Data for processing:
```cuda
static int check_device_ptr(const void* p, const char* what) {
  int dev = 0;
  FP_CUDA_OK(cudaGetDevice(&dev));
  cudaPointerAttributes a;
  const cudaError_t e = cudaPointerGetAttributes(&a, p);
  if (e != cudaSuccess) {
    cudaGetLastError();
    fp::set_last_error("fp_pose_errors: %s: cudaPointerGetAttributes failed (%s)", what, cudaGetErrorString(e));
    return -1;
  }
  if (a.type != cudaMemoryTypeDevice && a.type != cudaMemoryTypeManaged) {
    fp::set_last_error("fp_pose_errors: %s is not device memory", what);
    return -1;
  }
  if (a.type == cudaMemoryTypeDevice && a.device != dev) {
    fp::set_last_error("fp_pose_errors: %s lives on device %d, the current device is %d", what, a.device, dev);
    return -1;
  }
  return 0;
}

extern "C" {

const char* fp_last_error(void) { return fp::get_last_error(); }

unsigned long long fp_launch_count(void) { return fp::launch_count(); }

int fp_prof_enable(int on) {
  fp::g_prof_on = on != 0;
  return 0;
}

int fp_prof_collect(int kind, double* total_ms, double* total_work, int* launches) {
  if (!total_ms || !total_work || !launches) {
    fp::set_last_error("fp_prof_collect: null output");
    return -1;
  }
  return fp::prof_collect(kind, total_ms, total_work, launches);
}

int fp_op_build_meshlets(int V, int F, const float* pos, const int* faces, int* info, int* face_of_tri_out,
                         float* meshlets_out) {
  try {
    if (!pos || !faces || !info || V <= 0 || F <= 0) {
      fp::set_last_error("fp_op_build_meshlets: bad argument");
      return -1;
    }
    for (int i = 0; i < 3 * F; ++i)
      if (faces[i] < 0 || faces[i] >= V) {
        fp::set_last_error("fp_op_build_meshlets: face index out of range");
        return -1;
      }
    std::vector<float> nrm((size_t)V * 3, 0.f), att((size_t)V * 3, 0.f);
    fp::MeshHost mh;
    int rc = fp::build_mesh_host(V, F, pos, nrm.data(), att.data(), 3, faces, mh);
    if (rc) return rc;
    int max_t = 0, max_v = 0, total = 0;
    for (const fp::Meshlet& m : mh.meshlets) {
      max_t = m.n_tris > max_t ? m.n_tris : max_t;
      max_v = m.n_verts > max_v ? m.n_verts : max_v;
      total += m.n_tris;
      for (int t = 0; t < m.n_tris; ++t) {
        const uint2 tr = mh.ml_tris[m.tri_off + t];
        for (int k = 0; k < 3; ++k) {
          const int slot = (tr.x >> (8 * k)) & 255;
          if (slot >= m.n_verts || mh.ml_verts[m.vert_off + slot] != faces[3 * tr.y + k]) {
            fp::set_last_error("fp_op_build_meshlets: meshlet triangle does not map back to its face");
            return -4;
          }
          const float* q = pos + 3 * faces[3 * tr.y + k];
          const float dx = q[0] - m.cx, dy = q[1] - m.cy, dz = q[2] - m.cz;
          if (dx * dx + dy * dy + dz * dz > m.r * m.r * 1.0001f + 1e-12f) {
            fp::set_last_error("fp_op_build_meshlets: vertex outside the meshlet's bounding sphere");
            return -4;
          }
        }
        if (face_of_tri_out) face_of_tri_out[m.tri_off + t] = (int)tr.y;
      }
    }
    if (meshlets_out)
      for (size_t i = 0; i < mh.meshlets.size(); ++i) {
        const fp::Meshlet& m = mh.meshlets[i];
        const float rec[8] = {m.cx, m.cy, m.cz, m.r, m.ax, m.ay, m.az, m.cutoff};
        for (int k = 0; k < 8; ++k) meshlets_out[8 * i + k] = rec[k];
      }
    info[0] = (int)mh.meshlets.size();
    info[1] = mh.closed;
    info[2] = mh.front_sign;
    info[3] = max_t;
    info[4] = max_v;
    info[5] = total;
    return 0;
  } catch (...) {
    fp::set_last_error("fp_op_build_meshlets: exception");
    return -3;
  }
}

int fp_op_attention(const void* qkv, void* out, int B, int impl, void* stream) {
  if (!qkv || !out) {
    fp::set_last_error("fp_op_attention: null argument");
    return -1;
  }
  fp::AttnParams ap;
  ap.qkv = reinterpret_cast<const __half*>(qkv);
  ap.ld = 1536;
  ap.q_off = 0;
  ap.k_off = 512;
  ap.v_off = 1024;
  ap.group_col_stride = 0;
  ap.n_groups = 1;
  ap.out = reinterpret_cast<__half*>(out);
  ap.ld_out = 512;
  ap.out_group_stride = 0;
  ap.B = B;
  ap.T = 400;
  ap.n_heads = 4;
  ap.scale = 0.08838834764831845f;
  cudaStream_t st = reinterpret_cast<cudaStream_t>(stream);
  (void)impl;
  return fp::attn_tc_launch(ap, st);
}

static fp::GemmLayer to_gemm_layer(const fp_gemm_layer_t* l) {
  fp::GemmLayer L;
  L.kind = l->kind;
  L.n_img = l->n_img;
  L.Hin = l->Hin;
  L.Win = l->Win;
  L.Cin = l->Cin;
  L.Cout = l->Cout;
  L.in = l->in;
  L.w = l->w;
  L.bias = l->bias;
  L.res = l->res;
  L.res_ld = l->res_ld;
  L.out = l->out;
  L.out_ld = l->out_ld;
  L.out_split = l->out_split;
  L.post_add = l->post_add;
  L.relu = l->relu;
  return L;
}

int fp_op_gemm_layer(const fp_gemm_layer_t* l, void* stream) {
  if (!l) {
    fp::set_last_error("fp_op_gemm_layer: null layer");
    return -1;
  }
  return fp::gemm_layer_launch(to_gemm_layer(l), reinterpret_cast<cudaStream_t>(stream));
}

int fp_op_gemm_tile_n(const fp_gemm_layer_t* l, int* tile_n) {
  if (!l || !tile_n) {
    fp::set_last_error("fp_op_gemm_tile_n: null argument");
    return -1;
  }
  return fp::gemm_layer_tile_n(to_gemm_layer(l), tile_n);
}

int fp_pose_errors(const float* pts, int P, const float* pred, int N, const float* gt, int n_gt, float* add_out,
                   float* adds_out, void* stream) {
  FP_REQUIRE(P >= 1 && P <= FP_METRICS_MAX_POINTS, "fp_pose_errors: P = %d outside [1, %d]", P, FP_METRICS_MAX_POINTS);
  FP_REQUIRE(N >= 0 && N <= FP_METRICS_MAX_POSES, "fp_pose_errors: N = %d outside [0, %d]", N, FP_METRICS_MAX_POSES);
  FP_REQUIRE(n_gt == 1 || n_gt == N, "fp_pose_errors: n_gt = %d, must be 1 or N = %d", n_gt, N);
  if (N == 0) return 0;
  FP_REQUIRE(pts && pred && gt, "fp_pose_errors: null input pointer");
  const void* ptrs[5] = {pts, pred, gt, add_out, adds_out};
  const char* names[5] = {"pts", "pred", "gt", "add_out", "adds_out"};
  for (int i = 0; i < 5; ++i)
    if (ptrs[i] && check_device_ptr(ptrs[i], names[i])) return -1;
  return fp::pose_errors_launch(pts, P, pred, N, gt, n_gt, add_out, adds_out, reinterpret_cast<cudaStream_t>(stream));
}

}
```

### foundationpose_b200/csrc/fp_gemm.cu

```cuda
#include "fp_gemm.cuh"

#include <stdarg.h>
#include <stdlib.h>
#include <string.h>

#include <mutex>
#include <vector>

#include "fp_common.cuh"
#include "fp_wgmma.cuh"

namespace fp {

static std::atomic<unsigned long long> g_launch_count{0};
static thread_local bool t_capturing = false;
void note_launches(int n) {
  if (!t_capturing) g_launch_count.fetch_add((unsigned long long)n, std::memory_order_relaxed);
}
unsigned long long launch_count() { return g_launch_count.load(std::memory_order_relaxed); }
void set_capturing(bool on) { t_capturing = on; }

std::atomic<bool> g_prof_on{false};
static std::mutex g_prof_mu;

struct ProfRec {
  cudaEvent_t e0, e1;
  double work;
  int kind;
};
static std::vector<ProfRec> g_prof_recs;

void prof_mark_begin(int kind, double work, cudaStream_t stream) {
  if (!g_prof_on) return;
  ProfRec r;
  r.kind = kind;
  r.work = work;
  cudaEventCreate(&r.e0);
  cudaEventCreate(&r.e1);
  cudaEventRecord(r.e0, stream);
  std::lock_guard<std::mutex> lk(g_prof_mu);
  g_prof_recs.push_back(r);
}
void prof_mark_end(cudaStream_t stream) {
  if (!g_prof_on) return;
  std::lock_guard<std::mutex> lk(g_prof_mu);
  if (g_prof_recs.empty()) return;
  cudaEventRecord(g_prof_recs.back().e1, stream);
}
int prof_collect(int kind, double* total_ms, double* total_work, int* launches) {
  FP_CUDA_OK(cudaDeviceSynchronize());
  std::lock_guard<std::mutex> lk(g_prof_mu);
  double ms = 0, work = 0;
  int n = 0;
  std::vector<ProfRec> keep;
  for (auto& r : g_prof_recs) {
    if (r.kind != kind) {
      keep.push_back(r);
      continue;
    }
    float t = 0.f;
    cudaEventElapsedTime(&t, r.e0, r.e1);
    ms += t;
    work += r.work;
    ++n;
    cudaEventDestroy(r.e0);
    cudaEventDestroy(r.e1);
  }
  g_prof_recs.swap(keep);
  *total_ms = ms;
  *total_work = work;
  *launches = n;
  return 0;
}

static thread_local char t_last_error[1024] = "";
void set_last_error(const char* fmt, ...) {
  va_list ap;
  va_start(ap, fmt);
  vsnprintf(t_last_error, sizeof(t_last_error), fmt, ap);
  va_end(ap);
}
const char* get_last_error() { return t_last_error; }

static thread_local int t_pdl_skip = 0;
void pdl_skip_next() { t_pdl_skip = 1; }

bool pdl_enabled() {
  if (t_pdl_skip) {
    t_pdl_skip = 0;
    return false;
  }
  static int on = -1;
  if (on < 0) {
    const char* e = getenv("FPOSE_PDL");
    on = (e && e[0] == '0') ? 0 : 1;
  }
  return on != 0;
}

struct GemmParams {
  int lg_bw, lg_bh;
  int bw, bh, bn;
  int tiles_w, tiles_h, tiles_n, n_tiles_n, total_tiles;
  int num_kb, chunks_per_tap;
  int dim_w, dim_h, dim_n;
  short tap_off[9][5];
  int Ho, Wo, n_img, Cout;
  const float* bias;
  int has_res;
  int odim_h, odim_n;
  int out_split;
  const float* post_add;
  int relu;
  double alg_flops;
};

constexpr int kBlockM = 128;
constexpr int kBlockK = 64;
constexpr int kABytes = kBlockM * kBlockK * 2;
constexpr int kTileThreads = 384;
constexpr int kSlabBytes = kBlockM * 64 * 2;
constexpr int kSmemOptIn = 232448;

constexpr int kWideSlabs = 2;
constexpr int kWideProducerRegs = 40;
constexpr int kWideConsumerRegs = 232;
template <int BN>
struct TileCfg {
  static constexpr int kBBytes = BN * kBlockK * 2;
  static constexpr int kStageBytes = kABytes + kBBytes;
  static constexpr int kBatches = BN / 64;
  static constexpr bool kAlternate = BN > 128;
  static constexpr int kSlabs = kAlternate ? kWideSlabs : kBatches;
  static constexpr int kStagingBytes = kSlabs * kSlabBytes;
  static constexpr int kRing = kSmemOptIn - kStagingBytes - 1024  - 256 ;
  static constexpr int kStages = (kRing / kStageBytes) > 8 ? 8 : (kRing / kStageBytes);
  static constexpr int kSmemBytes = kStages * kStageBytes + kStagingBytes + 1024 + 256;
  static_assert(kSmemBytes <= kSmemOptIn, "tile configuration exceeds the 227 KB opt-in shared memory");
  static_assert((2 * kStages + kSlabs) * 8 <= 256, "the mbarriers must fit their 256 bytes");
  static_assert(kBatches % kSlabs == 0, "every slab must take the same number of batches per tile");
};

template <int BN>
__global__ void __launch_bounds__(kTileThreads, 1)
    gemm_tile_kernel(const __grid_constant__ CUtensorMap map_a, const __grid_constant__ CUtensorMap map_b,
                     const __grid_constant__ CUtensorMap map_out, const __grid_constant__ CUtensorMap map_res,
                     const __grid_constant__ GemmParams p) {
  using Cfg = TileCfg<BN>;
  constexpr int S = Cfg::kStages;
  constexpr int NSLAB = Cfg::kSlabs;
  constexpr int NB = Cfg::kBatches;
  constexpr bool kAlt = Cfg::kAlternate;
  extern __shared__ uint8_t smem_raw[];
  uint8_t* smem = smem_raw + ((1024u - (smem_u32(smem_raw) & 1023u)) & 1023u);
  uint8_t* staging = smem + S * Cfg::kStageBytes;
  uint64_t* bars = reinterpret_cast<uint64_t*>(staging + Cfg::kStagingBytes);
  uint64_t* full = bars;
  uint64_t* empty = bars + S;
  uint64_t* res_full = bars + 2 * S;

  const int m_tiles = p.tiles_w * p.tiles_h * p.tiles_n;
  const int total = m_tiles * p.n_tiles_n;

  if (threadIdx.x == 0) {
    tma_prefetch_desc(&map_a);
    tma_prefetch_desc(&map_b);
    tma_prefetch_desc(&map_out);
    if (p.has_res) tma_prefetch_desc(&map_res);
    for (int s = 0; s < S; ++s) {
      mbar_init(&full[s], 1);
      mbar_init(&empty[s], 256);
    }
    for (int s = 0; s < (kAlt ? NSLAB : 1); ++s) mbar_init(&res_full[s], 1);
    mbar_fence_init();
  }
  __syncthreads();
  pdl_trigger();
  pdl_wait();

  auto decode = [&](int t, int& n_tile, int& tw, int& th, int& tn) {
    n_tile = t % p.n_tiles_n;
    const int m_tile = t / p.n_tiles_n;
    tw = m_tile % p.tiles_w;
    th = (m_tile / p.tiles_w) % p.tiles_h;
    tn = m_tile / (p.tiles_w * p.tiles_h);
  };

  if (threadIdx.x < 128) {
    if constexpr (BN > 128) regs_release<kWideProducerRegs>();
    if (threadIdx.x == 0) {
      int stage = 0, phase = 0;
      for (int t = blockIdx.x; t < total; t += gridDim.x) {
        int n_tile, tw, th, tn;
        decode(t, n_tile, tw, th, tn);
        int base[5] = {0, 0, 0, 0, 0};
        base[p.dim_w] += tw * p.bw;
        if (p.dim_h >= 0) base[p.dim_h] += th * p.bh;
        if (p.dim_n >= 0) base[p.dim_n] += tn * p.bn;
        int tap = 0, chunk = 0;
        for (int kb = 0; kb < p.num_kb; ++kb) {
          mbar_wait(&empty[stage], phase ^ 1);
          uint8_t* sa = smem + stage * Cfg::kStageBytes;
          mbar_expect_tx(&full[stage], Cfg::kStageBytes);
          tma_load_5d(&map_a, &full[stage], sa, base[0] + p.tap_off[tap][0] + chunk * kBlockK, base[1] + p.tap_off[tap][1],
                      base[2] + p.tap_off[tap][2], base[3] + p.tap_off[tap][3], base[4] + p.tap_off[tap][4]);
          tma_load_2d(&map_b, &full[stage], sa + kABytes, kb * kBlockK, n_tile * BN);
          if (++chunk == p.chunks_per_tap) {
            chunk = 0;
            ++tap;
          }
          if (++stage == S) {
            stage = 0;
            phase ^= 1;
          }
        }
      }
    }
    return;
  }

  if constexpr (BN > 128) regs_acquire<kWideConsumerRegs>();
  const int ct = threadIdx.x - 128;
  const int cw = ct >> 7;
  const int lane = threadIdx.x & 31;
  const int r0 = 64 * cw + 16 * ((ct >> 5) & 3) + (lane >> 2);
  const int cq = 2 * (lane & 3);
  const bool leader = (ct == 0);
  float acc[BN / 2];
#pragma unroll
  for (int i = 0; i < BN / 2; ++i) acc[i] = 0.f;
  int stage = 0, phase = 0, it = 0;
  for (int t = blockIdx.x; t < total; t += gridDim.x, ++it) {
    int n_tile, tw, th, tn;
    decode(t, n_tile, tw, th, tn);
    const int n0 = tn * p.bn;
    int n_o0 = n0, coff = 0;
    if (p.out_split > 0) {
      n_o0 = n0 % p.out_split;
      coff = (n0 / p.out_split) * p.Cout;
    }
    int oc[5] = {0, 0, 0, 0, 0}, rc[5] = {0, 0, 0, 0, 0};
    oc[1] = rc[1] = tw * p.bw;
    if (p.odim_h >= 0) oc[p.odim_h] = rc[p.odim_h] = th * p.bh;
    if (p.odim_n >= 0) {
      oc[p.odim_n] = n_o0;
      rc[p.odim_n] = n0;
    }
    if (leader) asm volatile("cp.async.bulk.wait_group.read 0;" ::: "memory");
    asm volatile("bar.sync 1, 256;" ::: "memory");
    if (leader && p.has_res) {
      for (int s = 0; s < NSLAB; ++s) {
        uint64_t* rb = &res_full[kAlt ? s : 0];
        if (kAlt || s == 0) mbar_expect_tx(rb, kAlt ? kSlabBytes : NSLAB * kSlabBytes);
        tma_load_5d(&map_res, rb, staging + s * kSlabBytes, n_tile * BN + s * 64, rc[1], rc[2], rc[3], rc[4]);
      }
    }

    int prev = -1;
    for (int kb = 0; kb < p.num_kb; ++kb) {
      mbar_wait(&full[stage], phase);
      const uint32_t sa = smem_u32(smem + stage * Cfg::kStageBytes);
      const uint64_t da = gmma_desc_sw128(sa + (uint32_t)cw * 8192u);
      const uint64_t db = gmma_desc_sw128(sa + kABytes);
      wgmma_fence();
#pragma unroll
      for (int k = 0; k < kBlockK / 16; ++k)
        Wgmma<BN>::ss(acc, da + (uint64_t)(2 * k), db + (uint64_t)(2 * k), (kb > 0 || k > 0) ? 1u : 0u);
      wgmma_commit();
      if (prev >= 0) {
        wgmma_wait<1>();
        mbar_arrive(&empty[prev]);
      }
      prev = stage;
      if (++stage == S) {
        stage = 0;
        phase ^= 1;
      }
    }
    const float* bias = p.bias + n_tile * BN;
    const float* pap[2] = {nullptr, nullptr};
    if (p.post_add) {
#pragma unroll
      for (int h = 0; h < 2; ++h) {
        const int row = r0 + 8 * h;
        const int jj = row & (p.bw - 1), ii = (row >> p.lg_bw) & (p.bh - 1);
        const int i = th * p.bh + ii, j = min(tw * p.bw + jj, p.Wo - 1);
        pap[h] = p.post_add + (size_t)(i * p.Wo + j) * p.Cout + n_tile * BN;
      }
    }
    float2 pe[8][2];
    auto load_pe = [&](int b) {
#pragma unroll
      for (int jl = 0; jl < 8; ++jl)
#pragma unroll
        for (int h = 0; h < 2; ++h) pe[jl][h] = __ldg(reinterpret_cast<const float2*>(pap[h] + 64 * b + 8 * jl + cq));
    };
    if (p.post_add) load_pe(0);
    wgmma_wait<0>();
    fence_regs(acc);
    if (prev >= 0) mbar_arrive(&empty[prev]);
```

What is being asked: Where a line of the listing holds the string "faces", copy that line.

Answer below:
int fp_op_build_meshlets(int V, int F, const float* pos, const int* faces, int* info, int* face_of_tri_out,
    if (!pos || !faces || !info || V <= 0 || F <= 0) {
      if (faces[i] < 0 || faces[i] >= V) {
    int rc = fp::build_mesh_host(V, F, pos, nrm.data(), att.data(), 3, faces, mh);
          if (slot >= m.n_verts || mh.ml_verts[m.vert_off + slot] != faces[3 * tr.y + k]) {
          const float* q = pos + 3 * faces[3 * tr.y + k];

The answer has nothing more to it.